= Johan Peter Rottler =

French missionary and botanist

Johan Peter Rottler (June 1749 – 24 January 1836) was a Dutch missionary and botanist, most associated with the Danish Mission in Tranquebar and later Vepery, Chennai in southern India.

He was born in Strasbourg, France in 1749, and studied at the local Gymnasium from the age of nine. He was influenced by the master of the school Dr Lorenz . In 1766 he joined the University of Strasbourg and studied for nine years. He was ordained, and went as a missionary to southern India in 1776 at the recommendation of Dr Freylinghausen of Halle. His first appointment along with Johann Wilhelm Gerlach was at the Danish Lutheran Tranquebar Mission at Tranquebar; in 1806, he moved to an English mission in Madras, where he died in 1836.

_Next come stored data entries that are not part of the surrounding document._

# vita-epfl/CrowdNav

Measured on NVIDIA H100. Metric: env-steps/sec at 5 humans × batched envs; 500-case success/collision parity, higher is better.
Workload: dtype f64 state + f32 ORCA solver

## Files before the change

crowdnav_b200/csrc/orca_spec.cuh:

```cuda
#pragma once
#include "orca_device.cuh"

namespace orca {

template <int M> struct RegLines { V2 p[M], d[M]; };

template <int M>
ORCA_HD __forceinline__ int neighbour_order(const float (&dsq)[M], const bool (&inr)[M], const int (&id)[M], int (&src)[M])
{
    static_assert(M <= 10, "3 bits per position in a 32-bit word");
    int rank[M];
    #pragma unroll
    for (int c = 0; c < M; ++c) rank[c] = 0;
    #pragma unroll
    for (int c = 1; c < M; ++c) {
        #pragma unroll
        for (int cc = 0; cc < c; ++cc) {
            const bool le = dsq[cc] <= dsq[c];
            rank[c] += (inr[cc] && le) ? 1 : 0;
            rank[cc] += (inr[c] && !le) ? 1 : 0;
        }
    }
    int nl = 0; unsigned packed = 0u;
    #pragma unroll
    for (int c = 0; c < M; ++c) if (inr[c]) { packed |= (unsigned)id[c] << (3 * rank[c]); ++nl; }
    #pragma unroll
    for (int kk = 0; kk < M; ++kk) src[kk] = (int)((packed >> (3 * kk)) & 7u);
    return nl;
}

ORCA_HD __forceinline__ void make_line_sel(V2 p, V2 v, float r, V2 po, V2 vo, float ro, float inv_th, float inv_dt,
                                              V2 &point, V2 &dir)
{
    const V2 rel_pos = po - p;
    const V2 rel_vel = v - vo;
    const float dist_sq = abssq(rel_pos);
    const float comb_r = r + ro;
    const float comb_r_sq = sqr(comb_r);
    V2 u;
    if (dist_sq > comb_r_sq) {
        const V2 w = rel_vel - inv_th * rel_pos;
        const float w_len_sq = abssq(w);
        const float dot1 = dot(w, rel_pos);
        const float w_len = sqrtf(w_len_sq);
        const V2 unit_w = vdiv(w, w_len);
        const V2 dir_c = mk(unit_w.y, -unit_w.x);
        const V2 u_c = (comb_r * inv_th - w_len) * unit_w;
        const float leg = sqrtf(dist_sq - comb_r_sq);
        const bool left = det(rel_pos, w) > 0.0f;
        const V2 num_l = mk(rel_pos.x * leg - rel_pos.y * comb_r, rel_pos.x * comb_r + rel_pos.y * leg);
        const V2 num_r = mk(rel_pos.x * leg + rel_pos.y * comb_r, -rel_pos.x * comb_r + rel_pos.y * leg);
        const V2 q = vdiv(left ? num_l : num_r, dist_sq);
        const V2 dir_l = left ? q : -q;
        const float dot2 = dot(rel_vel, dir_l);
        const V2 u_l = dot2 * dir_l - rel_vel;
        const bool cutoff = dot1 < 0.0f && sqr(dot1) > comb_r_sq * w_len_sq;
        dir = cutoff ? dir_c : dir_l;
        u = cutoff ? u_c : u_l;
    } else {
        const V2 w = rel_vel - inv_dt * rel_pos;
        const float w_len = sqrtf(abssq(w));
        const V2 unit_w = vdiv(w, w_len);
        dir = mk(unit_w.y, -unit_w.x);
        u = (comb_r * inv_dt - w_len) * unit_w;
    }
    point = v + 0.5f * u;
}
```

Continuing the work of earlier naturalists in the region including Johann Gerhard König, Rottler became an enthusiastic botanist, who collected more than 2000 plant samples from southern India and sent them to Europe for study and research. Rottler also studied the Tamil language and compiled a dictionary. He married a Dutch lady, a widow of a Dutch ship captain, in 1779 and who died in Vepery in 1827 from cancer. He corresponded with Dr Schreber at the University of Erlangen and received a Doctor in Philosophy in 1795. In 1795 he accompanied Sir Hugh Cleghorn, secretary to Lord North. Cleghorn made use of Rottler's knowledge of botany and natural history. A trunk full of plant specimens was sent to the Great Herbarium of King's College London. In 1873, this collection was transferred to the Royal Botanic Gardens, Kew, London. In 1803, Rottler was put in charge of the Vepery mission to replace Paezold who had moved to teach Tamil at the Fort William College.

His findings were published in Europe in 1803, but went largely overlooked for many years.

Most of Rottler's botanical collections are in the Royal Herbarium of Munich. Many of his plants were described by Carl Ludwig Willdenow, Martin Vahl and others. The genus Rottlera was named after him by Vahl but is now a synonym of Mallotus. A memorial tablet to Rottler is in the Vepery church.